A 10 anni dalla sua prima uscita per Il Margine, una nuova edizione del libro che ha messo insieme “ferite” e “benedizioni”: abbiamo intervistato l’autore
Luigino Bruni, perché una nuova edizione de "La ferita dell’altro"?
Per motivi soggettivi e oggettivi: dal punto di vista soggettivo, è un libro a cui sono molto affezionato perché rappresenta un momento di svolta nella mia attività di studioso (è stato il primo dialogo fra economia e Bibbia). Oltre a questo, il libro ha generato l’Ethos del mercato e poi Il mercato e il dono dove ho continuato il discorso sui fondamenti religiosi del capitalismo del nostro tempo. Dal punto di vista oggettivo poi il libro, già ristampato negli anni 6 volte, era nuovamente esaurito: con Il Margine abbiamo deciso di ristamparlo ancora ma in una edizione rivista.
Quali le novità rispetto alla prima edizione?
Sostanzialmente ho scritto una nuova introduzione su quello che è successo nel mondo, in questi ultimi 10 anni. Il libro era uscito nel luglio 2007, alla vigilia della crisi economica, devastante peri l nostro paese e per parte dell’Europa, una crisi di cui troppo pochi parlavano in quel tempo, e della quale libro individuava una ragione profonda: la crisi del volto dell’altro, la paura dell’incontro con il diverso e il capitalismo come nuova relazione immune del nostro tempo (ancora oggi questo è ben chiaro nella conclusione della prima edizione). Mi piace riportare alcuni passaggi di questa introduzione…

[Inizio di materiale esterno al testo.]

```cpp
__device__ __forceinline__ float ice_k(float A) {
  float k = __fdiv_rn(__fsub_rn(A, 0.3f), 0.5f);
  if (A < 0.3f) k = 0.f;
  if (A > 0.8f) k = 1.f;
  return k;
}
__device__ __forceinline__ float ice_stokes_factor(float A) {
  float f = __fdiv_rn(__fsub_rn(0.7f, A), 0.7f);
  if (A > 0.7f) f = 0.f;
  return f;
}
__device__ __forceinline__ float current_factor(const PView &p, long long i, float factor) {
// ... 1768 lines not shown
    Dp.wgt = vmix_per_pass(D.wgt); Dp.Kfb = vmix_per_pass(D.Kfb);
    VMixArgs A;
    A.dt = vmix_per_pass(dt); A.dt_mix_cfg = vmix_per_pass(dt_mix_cfg);
    A.mix_at_surface = mix_at_surface; A.rng_mode = rng_mode; A.sfl = sfl; A.pad = 0;
    A.huni = huni; A.seed = seed; A.step = step;
    int t;
    asm volatile("v_mbcnt_lo_u32_b32 %0, -1, 0\n\tv_mbcnt_hi_u32_b32 %0, -1, %0" : "=&v"(t));
    t += (int)wave0;
    const unsigned e = e0 + (unsigned)t;
    long long i = 0;
    bool escaped = false;
    if (e < total) {
      i = base + list[e];
      long long i1 = i;
      asm volatile("" : "+v"(i1));
      const VMixState S = vmix_load_state(p, i1);
      escaped = vmix_col_particle<NQ, TL, VM>(s, p, Dp, A, vadv, i, Kp, gsh, t, S);
    }
    if constexpr (VM::WINDOW) {
      const unsigned long long esc = __ballot(escaped);
      if (esc != 0ull) {
        if (escaped) {
          long long i2 = i;
          asm volatile("" : "+v"(i2));
          const VMixState S2 = vmix_load_state(p, i2);
          vmix_col_particle<NQ, TL, typename VM::Full>(s, p, Dp, A, vadv, i, Kp, gsh, t, S2);
          if (D.redone && (t & 63) == __ffsll((long long)esc) - 1) atomicAdd(D.redone, (unsigned long long)__popcll(esc));
        }
      }
    }
  }
}

#ifndef ODR_VWIN_WAVES
#define ODR_VWIN_WAVES 5
#endif
template <bool TL>
__device__ __forceinline__ double vmix_layer(float b00, float b01, float b10, float b11, float a00, float a01, float a10, float a11,
                                             double w00, double w01, double w10, double w11, double wgt, bool cov, double Kfb) {
  double v = (double)bilw(b00, b01, b10, b11, w00, w01, w10, w11);
  if (TL) {
    const double w = (double)bilw(a00, a01, a10, a11, w00, w01, w10, w11);
    v = __dadd_rn(__dmul_rn(v, 1 - wgt), __dmul_rn(w, wgt));
  }
  return (cov && isfinite(v)) ? v : Kfb;
}
struct VMixGrad { double gd0, gi0, gd1, gi1, gd2, gi2, dt_mix; bool uniform_z; };
__device__ __forceinline__ void vmix_terms(const VMixGrad &G, const double *gsh, int nzp, int zl, double Kl, double Kz, double Kh,
                                           double &dk_dt, double &sg) {
  const double r = 1.0 / 3, ir = 1.0 / r;
  double gK;
  if (zl == 0) gK = div_cr(Kh - Kz, G.gd0, G.gi0);
  else if (zl == nzp - 1) gK = div_cr(Kz - Kl, G.gd1, G.gi1);
  else if (G.uniform_z) gK = div_cr(Kh - Kl, G.gd2, G.gi2);
  else gK = __dadd_rn(__dadd_rn(__dmul_rn(gsh[zl], Kl), __dmul_rn(gsh[nzp + zl], Kz)), __dmul_rn(gsh[2 * nzp + zl], Kh));
  double dK = -gK;
  if (fabs(dK) < 1e-10) dK = 0;
  dk_dt = __dmul_rn(dK, G.dt_mix);
  sg = sqrt(div_cr(__dmul_rn(__dmul_rn(Kz, fabs(G.dt_mix)), 2.0), r, ir));
}
template <bool TL>
__global__ __launch_bounds__(BLOCK, ODR_VWIN_WAVES) void k_vmix_win(const DevWorld *__restrict__ W, PView p, VMixDesc D,
                                                    double dt, double dt_mix_cfg, int mix_at_surface,
                                                    int rng_mode, const double *__restrict__ huni,
                                                    unsigned long long seed, unsigned long long step,
                                                    int vadv, int sfl) {
// ... 1436 lines not shown
```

La ferita dell’altro ha avuto la rara sorte di essere un libro nato vivo, e quindi di crescere con me e con i tanti lettori che ha avuto, in varie lingue. È cresciuto con la storia densissima di questi dieci anni. Quando nella primavera del 2007 finii di scriverlo, la crisi finanziaria ed economica non era ancora esplosa, non c’erano ancora i social media né gli smartphones, non c’era la guerra in Siria, né le grandi migrazioni verso l’Italia e l’Europa. Non c’era stata la Brexit, né il referendum in Turchia, né la profonda crisi dell’idea di mondo più globalizzato e inclusivo. I loro segnali deboli potevano però già essere intravisti. Un pregio di questo libro è di aver intuito che le crisi che sarebbero esplose negli anni successivi avevano una causa comune: la paura dell’altro, la paura delle sue ferite e di quelle che poteva procurarci incontrandolo veramente – è questo il senso dell’ambiguo e felice titolo del libro. E quindi l’incapacità diventata collettiva di non riuscire più a vedere la benedizione nascosta dentro le ferite dell’altro e nostre.
……
L’immagine di Giacobbe e l’angelo, che dieci anni ispirò la Ferita dell’altro, ha continuato a crescere con me. Mi ha accompagnato, nutrito e ispirato per molti altri lavori, per molta altra vita. Quando dieci anni scoprii quello splendido ‘combattimento notturno’, avevo da poco iniziato a studiare la Bibbia, e non conoscevo i molti significati nascosti in quel brano, uno dei più belli e grandiosi di tutta la letteratura spirituale. Oggi scriverei molto di più, aggiungerei altri significati, spiegherei altri simboli di quel capitolo della Genesi. Ma non lo farò, i libri che nascono vivi non si modificano, vanno rispettati e salvati dalle mani del suo stesso autore.